SED-ML / sed-ml

Simulation Experiment Description Markup Language (SED-ML)
http://sed-ml.org
5 stars 2 forks source link

What do simulation tools do when the variables of a data generator or the data generators of an output have different shapes? #77

Closed jonrkarr closed 3 years ago

jonrkarr commented 3 years ago

Because data generators can involve variables from multiple tasks, the variables which contribute to a data generator can have different shapes. Similarly, outputs can involve data generators that have different shapes.

For multiple reasons, this can be the intended behavior. For example, if simulations run until a stop condition, the length of simulation can be stochastic. This lead can lead to variables and data generators with different shapes.

I think a sensical behavior for reports is to NaN-pad results. Similarly, data generators can be calculated up to the smallest size of their variables. All other values can be NaN.

Toward consistent behavior across simulation tools, what do other tools do in these cases?

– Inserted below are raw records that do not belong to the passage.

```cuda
void launch_huffman(const DecodeArgs &a, cudaStream_t s)
{
    if (a.n_huff_ctas == 0) return;
    k_huff_decode<false><<<a.n_huff_ctas, kHuffThreads, huff_smem_bytes(a.max_lut_dec_len), s>>>(a.clean, a.imgs, a.huff_ctas, a.seg_start, a.clean_len,
                                                                                                a.luts, a.coef, a.status, nullptr, nullptr);
}

void launch_huffman_sync(const DecodeArgs &a, cudaStream_t s)
{
    const uint32_t n = a.n_sync_ctas, ni = a.n_sync_imgs;
    if (n == 0 || ni == 0) return;
    const size_t sync_bytes = kSyncSharedBytes + (size_t)a.max_lut_walk_len * 2;
    k_sync_chunks<<<n, kHuffThreads, sync_bytes, s>>>(a.clean, a.imgs, a.sync_ctas, a.clean_len, a.luts, a.recs, a.sync_chunk_state, a.sync_cta_base,
                                                      a.sync_stats, a.sync_use_pre ? 1u : 0u);
    k_sync_sweep<<<ni, kHuffThreads, sync_bytes, s>>>(a.clean, a.imgs, a.sync_imgs, a.clean_len, a.luts, a.recs, a.sync_chunk_state, a.sync_cta_base,
                                                     a.sync_stats);
    k_sync_cta_scan<<<ni, 32, 0, s>>>(a.imgs, a.sync_imgs, a.sync_cta_base);
    k_huff_decode<true><<<n, kHuffThreads, huff_smem_bytes(a.max_lut_dec_len), s>>>(a.clean, a.imgs, a.sync_ctas, a.seg_start, a.clean_len, a.luts,
                                                                                    a.coef, a.status, a.recs, a.sync_cta_base);
}

template <int FMT, int KIND>
static void launch_idct_kind(const DecodeArgs &a, uint32_t first, uint32_t count, cudaStream_t s)
{
    if (count == 0) return;
    const auto kernel = a.any_wide_q ? k_idct_csc<false, FMT, KIND> : k_idct_csc<true, FMT, KIND>;
    kernel<<<count, kTileBlocks, kTileSmemBytes, s>>>(*a.tmap, a.imgs, a.tiles + first, a.qtabs, a.pixels, a.status);
}

template <int FMT>
static void launch_idct_format(const DecodeArgs &a, cudaStream_t s)
{
    launch_idct_kind<FMT, kTileColour>(a, 0, a.gray_tile0, s);
    launch_idct_kind<FMT, kTileGray>(a, a.gray_tile0, a.generic_tile0 - a.gray_tile0, s);
    launch_idct_kind<FMT, kTileGeneric>(a, a.generic_tile0, a.n_tiles - a.generic_tile0, s);
}

template <int FMT, uint32_t MINS>
static void launch_libjpeg_scale(const DecodeArgs &a, cudaStream_t s)
{
    const dim3 grid((a.max_px_groups + 255u) / 256u, a.n_images < 65535u ? a.n_images : 65535u);
    k_idct_libjpeg<MINS><<<a.n_tiles, kTileBlocks, kTileSmemBytes, s>>>(*a.tmap, a.imgs, a.tiles, a.qtabs, a.samples, a.status);
    k_upsample_libjpeg<FMT, MINS><<<grid, 256, 0, s>>>(a.samples, a.imgs, a.n_images, a.pixels);
}

template <int FMT>
static void launch_libjpeg_format(const DecodeArgs &a, cudaStream_t s)
{
    if (a.scale == 1) launch_libjpeg_scale<FMT, 8>(a, s);
    else if (a.scale == 2) launch_libjpeg_scale<FMT, 4>(a, s);
    else if (a.scale == 4) launch_libjpeg_scale<FMT, 2>(a, s);
    else launch_libjpeg_scale<FMT, 1>(a, s);
}

int idct_launches(const DecodeArgs &a)
{
    if (a.n_tiles == 0) return 0;
// ... 43 lines not shown
```

ocljpegdecoder_b200/csrc/kernels.h:

```cpp
#ifndef B2J_KERNELS_H_INCLUDED
#define B2J_KERNELS_H_INCLUDED

#include <cuda.h>
#include <cuda_runtime.h>
#include <stdint.h>

#include "b2j_internal.h"

namespace b2j {

struct DecodeArgs
{
    const uint8_t *raw;
    const ImgDev *imgs;
    const uint32_t *chunk_img;
    const HuffCtaDev *huff_ctas;
    const HuffCtaDev *sync_ctas;
    const uint32_t *sync_imgs;
    const TileDev *tiles;
    const uint16_t *luts;
    const uint16_t *qtabs;
    const CUtensorMap *tmap;
    uint8_t *clean;
    uint64_t *chunk_state;
    uint32_t *clean_len, *seg_start;
    SubRec *recs;
    uint4 *sync_cta_base;
    uint4 *sync_chunk_state;
    uint32_t *sync_stats;
    bool sync_use_pre;
    int16_t *coef;
    uint8_t *pixels;
    int32_t *status;
    uint32_t n_images, n_chunks, n_huff_ctas, n_sync_ctas, n_sync_imgs, max_lut_len, max_lut_dec_len, max_lut_walk_len;
    uint32_t gray_tile0, generic_tile0, n_tiles;
    int out_format;
    bool any_wide_q;
    int pixel_model;
    uint8_t *samples;
    uint32_t max_px_groups;
    uint32_t scale;
};

cudaError_t init_constants();
// ... 16 lines not shown
```

ocljpegdecoder_b200/csrc/runtime.cu:

```cuda
#include <cuda.h>
#include <cuda_runtime.h>
#include <cudaTypedefs.h>

#include <stdio.h>
#include <stdlib.h>
#include <string.h>
#include <fcntl.h>
#include <sys/stat.h>
#include <unistd.h>

#include <algorithm>
#include <atomic>
#include <condition_variable>
#include <map>
#include <mutex>
#include <thread>
#include <string>
#include <vector>

#include "b2j_internal.h"
#include "b2j_math.h"
#include "kernels.h"

using namespace b2j;
// ... 79 lines not shown
    std::vector<ImgDev> imgs;
    b2j_batch_info info;

    PoolBuf h_blob, d_blob;
    size_t blob_bytes;
    ImgDev *h_imgs;

    PoolBuf d_scratch, d_coef, d_pix;
    size_t clean_bytes;
    size_t zero_bytes;
    size_t coef_rows;
    uint32_t n_segs_total;
    PoolBuf d_expand;
    PoolBuf d_small;
    PoolBuf d_samples;
    int small_factor = 0;
    std::vector<uint64_t> small_off;

    CUtensorMap tmap;
    DecodeArgs args;
    bool uploaded = false;
    cudaStream_t last_stream = nullptr;
};

namespace {

int make_tensor_map(b2j_ctx *ctx, b2j_batch *b)
{
    memset(&b->tmap, 0, sizeof(b->tmap));
    const cuuint64_t dims[2] = {64, (cuuint64_t)b->coef_rows};
// ... 56 lines not shown
cudaError_t grow(b2j_ctx *ctx, PoolBuf &buf, size_t n)
{
    if (buf.cap >= n) return cudaSuccess;
    std::lock_guard<std::mutex> lk(ctx->mu);
    ctx->dev_pool.put(buf);
    const cudaError_t e = ctx->dev_pool.get(n, buf);
    if (e != cudaSuccess) cudaGetLastError();
    return e;
}

void release_batch_buffers(b2j_batch *b)
{
    b2j_ctx *c = b->ctx;
    std::lock_guard<std::mutex> lk(c->mu);
    c->pin_pool.put(b->h_blob);
    for (PoolBuf *d : {&b->d_blob, &b->d_scratch, &b->d_coef, &b->d_pix, &b->d_expand, &b->d_small, &b->d_samples}) c->dev_pool.put(*d);
}

int64_t device_bytes(const b2j_batch *b)
{
    return (int64_t)(b->d_blob.cap + b->d_scratch.cap + b->d_coef.cap + b->d_pix.cap + b->d_samples.cap);
}

const ImgDev *image_of(const b2j_batch *b, int image) { return b && image >= 0 && image < b->n ? &b->imgs[(size_t)image] : nullptr; }

size_t format_bpp(int fmt) { return fmt == B2J_OUT_BGRA ? 4 : 3; }

uint32_t out_width(const b2j_batch *b, const ImgDev &im) { return (im.width + b->args.scale - 1) / b->args.scale; }
uint32_t out_height(const b2j_batch *b, const ImgDev &im) { return (im.height + b->args.scale - 1) / b->args.scale; }

size_t image_bytes(const b2j_batch *b, const ImgDev &im) { return (size_t)out_width(b, im) * out_height(b, im) * format_bpp(b->args.out_format); }
// ... 235 lines not shown
            const uint32_t off = (uint32_t)luts.size();
            luts.insert(luts.end(), set.begin(), set.end());
            it = lut_cache.emplace(key, LutRef{off, (uint32_t)set.size(), (uint32_t)set[12]}).first;
        }
        im.lut_off = it->second.off;
        im.lut_len = it->second.len;
        im.lut_dec_len = it->second.dec_len;
        if (im.lut_len > max_lut_len) max_lut_len = im.lut_len;
        if (im.lut_dec_len > max_lut_dec_len) max_lut_dec_len = im.lut_dec_len;
        if (im.lut_len - im.lut_dec_len > max_lut_walk_len) max_lut_walk_len = im.lut_len - im.lut_dec_len;
    }
    if (rc != B2J_OK) { delete b; return rc; }
    if (blk_total + kTileBlocks >= 0xFFFFFFF0ull) { delete b; return B2J_E_ARG; }
    const auto gray0 = std::stable_partition(tiles.begin(), tiles.end(), [](const TileDev &t) { return (t.info & 0xFFu) < kModeGray; });
    const auto generic0 = std::stable_partition(gray0, tiles.end(), [](const TileDev &t) { return (t.info & 0xFFu) == kModeGray; });

    size_t off = 0;
    auto place = [&](size_t bytes) { const size_t o = off; off = align_up(off + bytes, 256); return o; };
    auto place_array = [&](const auto &v) { return place(sizeof(v[0]) * v.size()); };
    const size_t o_imgs = place_array(b->imgs);
    const size_t o_chunk_img = place_array(chunk_img);
    const size_t o_ctas = place_array(ctas);
    const size_t o_sctas = place_array(sctas);
    const size_t o_simgs = place_array(simgs);
    const size_t o_tiles = place_array(tiles);
    const size_t o_luts = place_array(luts);
    const size_t o_qtabs = place_array(qtabs);
    const size_t o_raw = place(raw_total + kScanChunkBytes + 64);
    b->blob_bytes = off;

    off = 0;
    const size_t o_clean = place(raw_total + 256);
    b->clean_bytes = off - o_clean;
    const size_t o_clean_len = place(4 * (size_t)n);
    const size_t o_seg_start = place(4 * (size_t)seg_total);
    const size_t o_recs = place(sizeof(SubRec) * (size_t)sub_total);
    const size_t o_pres = place(sizeof(uint4) * (sctas.size() + 1));
    const size_t o_chunk_states = place(sizeof(uint4) * (sctas.size() + 1));
    const size_t o_status = place(4 * (size_t)n);
    const size_t o_sync_stats = place(4 * 8);
    const size_t o_chunk_state = place(8 * chunk_img.size());
    b->zero_bytes = off - o_status;
    const size_t scratch_bytes = off;
    b->n_segs_total = seg_total;
    b->coef_rows = blk_total + kTileBlocks;

    {
        std::lock_guard<std::mutex> lk(ctx->mu);
        cudaError_t e;
        if ((e = ctx->pin_pool.get(b->blob_bytes, b->h_blob)) != cudaSuccess ||
            (e = ctx->dev_pool.get(b->blob_bytes, b->d_blob)) != cudaSuccess ||
            (e = ctx->dev_pool.get(scratch_bytes, b->d_scratch)) != cudaSuccess ||
            (e = ctx->dev_pool.get(b->coef_rows * 128, b->d_coef)) != cudaSuccess ||
            (e = ctx->dev_pool.get(pix_total, b->d_pix)) != cudaSuccess)
        {
            rc = fail_cuda(e, "batch allocation");
// ... 20 lines not shown
        uint8_t *dst = at<uint8_t>(b->h_blob, o_raw + im.raw_off);
        if (im.raw_len) memcpy(dst, files[i] + descs[i].scan_offset, im.raw_len);
        memset(dst + im.raw_len, 0xD9, align_up((size_t)im.raw_len + 32, 16) - im.raw_len);
        dst[im.raw_len] = 0xFF;
    }
    a.raw = at<const uint8_t>(b->d_blob, o_raw);
    a.clean = at<uint8_t>(b->d_scratch, o_clean);
    a.clean_len = at<uint32_t>(b->d_scratch, o_clean_len);
    a.seg_start = at<uint32_t>(b->d_scratch, o_seg_start);
    a.recs = at<SubRec>(b->d_scratch, o_recs);
    a.sync_cta_base = at<uint4>(b->d_scratch, o_pres);
    a.sync_chunk_state = at<uint4>(b->d_scratch, o_chunk_states);
    a.status = at<int32_t>(b->d_scratch, o_status);
    a.sync_stats = at<uint32_t>(b->d_scratch, o_sync_stats);
    a.chunk_state = at<uint64_t>(b->d_scratch, o_chunk_state);
    a.tmap = &b->tmap;
    a.coef = at<int16_t>(b->d_coef, 0);
    a.pixels = at<uint8_t>(b->d_pix, 0);
    a.n_images = (uint32_t)n;
    a.n_chunks = (uint32_t)chunk_img.size();
    a.n_huff_ctas = (uint32_t)ctas.size();
    a.n_sync_ctas = (uint32_t)sctas.size();
    a.n_sync_imgs = (uint32_t)simgs.size();
    a.gray_tile0 = (uint32_t)(gray0 - tiles.begin());
    a.generic_tile0 = (uint32_t)(generic0 - tiles.begin());
    a.n_tiles = (uint32_t)tiles.size();
    a.max_lut_len = max_lut_len;
    a.max_lut_dec_len = max_lut_dec_len;
    a.max_lut_walk_len = max_lut_walk_len;
    a.out_format = B2J_OUT_BGRA;
// ... 44 lines not shown
extern "C" int b2j_batch_upload(b2j_batch *b, void *stream)
{
    if (!b) return B2J_E_ARG;
    CU_TRY(cudaSetDevice(b->ctx->device));
    cudaStream_t s = pick_stream(b, stream);
    CU_TRY(cudaMemcpyAsync(b->d_blob.p, b->h_blob.p, b->blob_bytes, cudaMemcpyHostToDevice, s));
    if (!b->uploaded)
    {
        CU_TRY(cudaMemsetAsync(b->args.coef + (b->coef_rows - kTileBlocks) * 64, 0, (size_t)kTileBlocks * 128, s));
        CU_TRY(cudaMemsetAsync(b->args.clean, 0, b->clean_bytes, s));
        b->uploaded = true;
    }
    return B2J_OK;
}

constexpr size_t kStepEvents = 5;

static int enqueue_decode(b2j_batch *b, cudaStream_t s, cudaEvent_t *ev )
{
    if (!b->uploaded) { t_last_error = "b2j_batch_decode before b2j_batch_upload"; return B2J_E_ARG; }
    if (b->args.scale != 1 && b->args.pixel_model != B2J_PIXELS_LIBJPEG)
    {
        t_last_error = "a scaled decode (b2j_batch_set_scale) needs the libjpeg pixel model: the reference has none";
        return B2J_E_ARG;
    }
    if (b->args.pixel_model == B2J_PIXELS_LIBJPEG && !b->d_samples.p)
    {
        const cudaError_t e = grow(b->ctx, b->d_samples, (size_t)b->info.total_blocks * 64);
        if (e != cudaSuccess) { fail_cuda(e, "sample plane allocation"); return B2J_E_NOMEM; }
        b->args.samples = at<uint8_t>(b->d_samples, 0);
        b->info.device_bytes = device_bytes(b);
    }
    const DecodeArgs &a = b->args;
    if (ev) CU_TRY(cudaEventRecord(ev[0], s));
    if (a.n_huff_ctas) CU_TRY(cudaMemsetAsync(a.seg_start, 0xFF, 4 * (size_t)b->n_segs_total, s));
    CU_TRY(cudaMemsetAsync(a.status, 0, b->zero_bytes, s));
    if (ev) CU_TRY(cudaEventRecord(ev[1], s));
    launch_prepass(a, s);
    if (ev) CU_TRY(cudaEventRecord(ev[2], s));
    launch_huffman(a, s);
    launch_huffman_sync(a, s);
    if (ev) CU_TRY(cudaEventRecord(ev[3], s));
    launch_idct(a, s);
    if (ev) CU_TRY(cudaEventRecord(ev[4], s));
    CU_TRY(cudaGetLastError());
    return B2J_OK;
}

static void collect_times(cudaEvent_t *ev, b2j_stage_times *t)
{
    t->prepass_ms = t->huffman_ms = t->idct_ms = 0.f;
    cudaEventElapsedTime(&t->prepass_ms, ev[1], ev[2]);
    cudaEventElapsedTime(&t->huffman_ms, ev[2], ev[3]);
    cudaEventElapsedTime(&t->idct_ms, ev[3], ev[4]);
    cudaEventElapsedTime(&t->total_ms, ev[0], ev[4]);
}

extern "C" int b2j_batch_decode(b2j_batch *b, void *stream)
{
    if (!b) return B2J_E_ARG;
    CU_TRY(cudaSetDevice(b->ctx->device));
    return enqueue_decode(b, pick_stream(b, stream), nullptr);
}

extern "C" int b2j_batch_decode_timed(b2j_batch *b, void *stream, b2j_stage_times *times)
{
    return b2j_batch_decode_steps(b, stream, 1, times, nullptr);
}
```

matthiaskoenig commented 3 years ago

In my opinion the calculation should fail. Variables of a datagenerator must have the identical shape (or shapes which just misses certain dimensions and in the calculation are repeated to fill up the complete shape). Similar to multiplying a scalar with a vector, but in higher dimensions. I fail if the shapes are not consistent.

jonrkarr commented 3 years ago

What should happen if the length of a simulation is stochastic? I think this is a case where different shapes are legitimate. In such cases, NaN-padding seems reasonable to me.

matthiaskoenig commented 3 years ago

What I am doing in such cases is storing the original results, e.g., for a repeated stochastic simulation a list of timecourses with different length. I then perform an interpolation step on the time to get nice data matrices with equal length and equal timepoints. This introduces the overhead of interpolation and can result in a large number of timepoints (Nt * Nrepeat).

It is not defined by SED-ML how to deal with such cases. Similar things will occur in RepeatedTasks of NonUniformTimecourses.

luciansmith commented 3 years ago

I'm not able to envision what the problem is here. If time course lengths are stochastic, then the 'time' variable will match the output, and there will be nothing to pad. It would still be possible to plot everything on a single graph, if you wanted, as long as you matched each time axis with the corresponding outputs. You could also print everything to a report with the appropriate dimensions for everything.

Can someone explain what the issue might be here?

jonrkarr commented 3 years ago

Results of different shapes can arises in multiple ways:

I think this may be addressed by other edits that essentially say all of the above is either not supported or invalid.

luciansmith commented 3 years ago

Would it be worth adding a validation rule that every dataReference in a Report should have the same dimensionality and size? Or will (say) HDF5 handle this without comment?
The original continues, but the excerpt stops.